§ **INSTRUCTIONS FOR THE TASK**: Write each record again exactly as it stands.

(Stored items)
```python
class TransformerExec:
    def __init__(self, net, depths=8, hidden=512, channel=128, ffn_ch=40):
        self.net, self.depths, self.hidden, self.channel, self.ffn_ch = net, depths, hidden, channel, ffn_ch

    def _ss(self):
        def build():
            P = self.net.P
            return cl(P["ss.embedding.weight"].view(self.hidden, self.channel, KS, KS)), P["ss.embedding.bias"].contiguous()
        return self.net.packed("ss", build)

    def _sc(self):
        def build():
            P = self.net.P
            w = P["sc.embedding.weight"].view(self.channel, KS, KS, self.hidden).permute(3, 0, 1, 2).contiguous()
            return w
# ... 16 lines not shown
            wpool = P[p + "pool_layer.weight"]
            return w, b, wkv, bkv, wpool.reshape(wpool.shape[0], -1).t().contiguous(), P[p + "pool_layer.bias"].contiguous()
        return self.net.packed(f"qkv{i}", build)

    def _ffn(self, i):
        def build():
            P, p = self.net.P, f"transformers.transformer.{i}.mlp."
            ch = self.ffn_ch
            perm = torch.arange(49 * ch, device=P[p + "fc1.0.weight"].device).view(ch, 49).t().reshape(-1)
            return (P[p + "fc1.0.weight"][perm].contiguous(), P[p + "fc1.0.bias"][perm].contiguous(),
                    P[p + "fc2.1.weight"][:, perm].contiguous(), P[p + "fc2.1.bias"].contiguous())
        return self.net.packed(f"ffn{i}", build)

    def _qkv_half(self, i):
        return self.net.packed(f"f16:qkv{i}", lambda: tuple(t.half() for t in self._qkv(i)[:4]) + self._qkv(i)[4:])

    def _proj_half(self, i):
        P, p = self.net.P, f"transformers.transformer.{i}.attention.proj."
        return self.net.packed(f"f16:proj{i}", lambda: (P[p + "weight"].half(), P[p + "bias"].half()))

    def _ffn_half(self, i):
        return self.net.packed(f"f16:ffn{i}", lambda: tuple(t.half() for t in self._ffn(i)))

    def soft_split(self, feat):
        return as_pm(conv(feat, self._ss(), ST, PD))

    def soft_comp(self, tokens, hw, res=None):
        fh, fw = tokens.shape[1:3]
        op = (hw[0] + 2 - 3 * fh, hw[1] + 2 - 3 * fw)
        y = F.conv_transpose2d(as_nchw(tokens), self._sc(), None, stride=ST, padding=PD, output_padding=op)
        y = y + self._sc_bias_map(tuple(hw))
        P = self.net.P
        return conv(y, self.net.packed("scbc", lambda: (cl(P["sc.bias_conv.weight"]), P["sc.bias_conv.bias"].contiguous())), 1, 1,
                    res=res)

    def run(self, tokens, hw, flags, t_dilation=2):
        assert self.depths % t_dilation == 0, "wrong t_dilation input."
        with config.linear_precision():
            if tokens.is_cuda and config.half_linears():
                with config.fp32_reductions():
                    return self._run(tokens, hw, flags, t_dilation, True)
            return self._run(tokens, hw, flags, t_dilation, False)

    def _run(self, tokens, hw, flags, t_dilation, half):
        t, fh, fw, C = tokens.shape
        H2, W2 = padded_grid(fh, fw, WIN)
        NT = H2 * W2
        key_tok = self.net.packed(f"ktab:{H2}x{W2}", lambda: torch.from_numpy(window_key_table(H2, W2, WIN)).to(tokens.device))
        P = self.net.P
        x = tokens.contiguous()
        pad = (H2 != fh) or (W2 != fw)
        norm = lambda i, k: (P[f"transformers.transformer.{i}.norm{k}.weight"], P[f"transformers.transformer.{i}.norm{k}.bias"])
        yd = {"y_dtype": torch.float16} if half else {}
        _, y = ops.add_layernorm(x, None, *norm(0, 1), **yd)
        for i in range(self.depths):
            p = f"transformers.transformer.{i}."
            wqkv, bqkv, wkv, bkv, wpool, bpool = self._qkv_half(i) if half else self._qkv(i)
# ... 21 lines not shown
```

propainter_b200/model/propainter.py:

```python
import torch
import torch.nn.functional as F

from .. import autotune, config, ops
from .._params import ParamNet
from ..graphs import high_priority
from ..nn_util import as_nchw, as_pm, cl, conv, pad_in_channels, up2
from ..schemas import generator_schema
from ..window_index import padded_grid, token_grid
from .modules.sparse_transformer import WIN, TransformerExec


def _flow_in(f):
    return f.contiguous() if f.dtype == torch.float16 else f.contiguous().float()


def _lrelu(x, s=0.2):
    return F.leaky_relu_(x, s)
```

§ **EXERCISE SOLUTION**:
```python
class TransformerExec:
    def __init__(self, net, depths=8, hidden=512, channel=128, ffn_ch=40):
        self.net, self.depths, self.hidden, self.channel, self.ffn_ch = net, depths, hidden, channel, ffn_ch

    def _ss(self):
        def build():
            P = self.net.P
            return cl(P["ss.embedding.weight"].view(self.hidden, self.channel, KS, KS)), P["ss.embedding.bias"].contiguous()
        return self.net.packed("ss", build)

    def _sc(self):
        def build():
            P = self.net.P
            w = P["sc.embedding.weight"].view(self.channel, KS, KS, self.hidden).permute(3, 0, 1, 2).contiguous()
            return w
# ... 16 lines not shown
            wpool = P[p + "pool_layer.weight"]
            return w, b, wkv, bkv, wpool.reshape(wpool.shape[0], -1).t().contiguous(), P[p + "pool_layer.bias"].contiguous()
        return self.net.packed(f"qkv{i}", build)

    def _ffn(self, i):
        def build():
            P, p = self.net.P, f"transformers.transformer.{i}.mlp."
            ch = self.ffn_ch
            perm = torch.arange(49 * ch, device=P[p + "fc1.0.weight"].device).view(ch, 49).t().reshape(-1)
            return (P[p + "fc1.0.weight"][perm].contiguous(), P[p + "fc1.0.bias"][perm].contiguous(),
                    P[p + "fc2.1.weight"][:, perm].contiguous(), P[p + "fc2.1.bias"].contiguous())
        return self.net.packed(f"ffn{i}", build)

    def _qkv_half(self, i):
        return self.net.packed(f"f16:qkv{i}", lambda: tuple(t.half() for t in self._qkv(i)[:4]) + self._qkv(i)[4:])

    def _proj_half(self, i):
        P, p = self.net.P, f"transformers.transformer.{i}.attention.proj."
        return self.net.packed(f"f16:proj{i}", lambda: (P[p + "weight"].half(), P[p + "bias"].half()))

    def _ffn_half(self, i):
        return self.net.packed(f"f16:ffn{i}", lambda: tuple(t.half() for t in self._ffn(i)))

    def soft_split(self, feat):
        return as_pm(conv(feat, self._ss(), ST, PD))

    def soft_comp(self, tokens, hw, res=None):
        fh, fw = tokens.shape[1:3]
        op = (hw[0] + 2 - 3 * fh, hw[1] + 2 - 3 * fw)
        y = F.conv_transpose2d(as_nchw(tokens), self._sc(), None, stride=ST, padding=PD, output_padding=op)
        y = y + self._sc_bias_map(tuple(hw))
        P = self.net.P
        return conv(y, self.net.packed("scbc", lambda: (cl(P["sc.bias_conv.weight"]), P["sc.bias_conv.bias"].contiguous())), 1, 1,
                    res=res)

    def run(self, tokens, hw, flags, t_dilation=2):
        assert self.depths % t_dilation == 0, "wrong t_dilation input."
        with config.linear_precision():
            if tokens.is_cuda and config.half_linears():
                with config.fp32_reductions():
                    return self._run(tokens, hw, flags, t_dilation, True)
            return self._run(tokens, hw, flags, t_dilation, False)

    def _run(self, tokens, hw, flags, t_dilation, half):
        t, fh, fw, C = tokens.shape
        H2, W2 = padded_grid(fh, fw, WIN)
        NT = H2 * W2
        key_tok = self.net.packed(f"ktab:{H2}x{W2}", lambda: torch.from_numpy(window_key_table(H2, W2, WIN)).to(tokens.device))
        P = self.net.P
        x = tokens.contiguous()
        pad = (H2 != fh) or (W2 != fw)
        norm = lambda i, k: (P[f"transformers.transformer.{i}.norm{k}.weight"], P[f"transformers.transformer.{i}.norm{k}.bias"])
        yd = {"y_dtype": torch.float16} if half else {}
        _, y = ops.add_layernorm(x, None, *norm(0, 1), **yd)
        for i in range(self.depths):
            p = f"transformers.transformer.{i}."
            wqkv, bqkv, wkv, bkv, wpool, bpool = self._qkv_half(i) if half else self._qkv(i)
# ... 21 lines not shown
```

propainter_b200/model/propainter.py:

```python
import torch
import torch.nn.functional as F

from .. import autotune, config, ops
from .._params import ParamNet
from ..graphs import high_priority
from ..nn_util import as_nchw, as_pm, cl, conv, pad_in_channels, up2
from ..schemas import generator_schema
from ..window_index import padded_grid, token_grid
from .modules.sparse_transformer import WIN, TransformerExec


def _flow_in(f):
    return f.contiguous() if f.dtype == torch.float16 else f.contiguous().float()


def _lrelu(x, s=0.2):
    return F.leaky_relu_(x, s)
```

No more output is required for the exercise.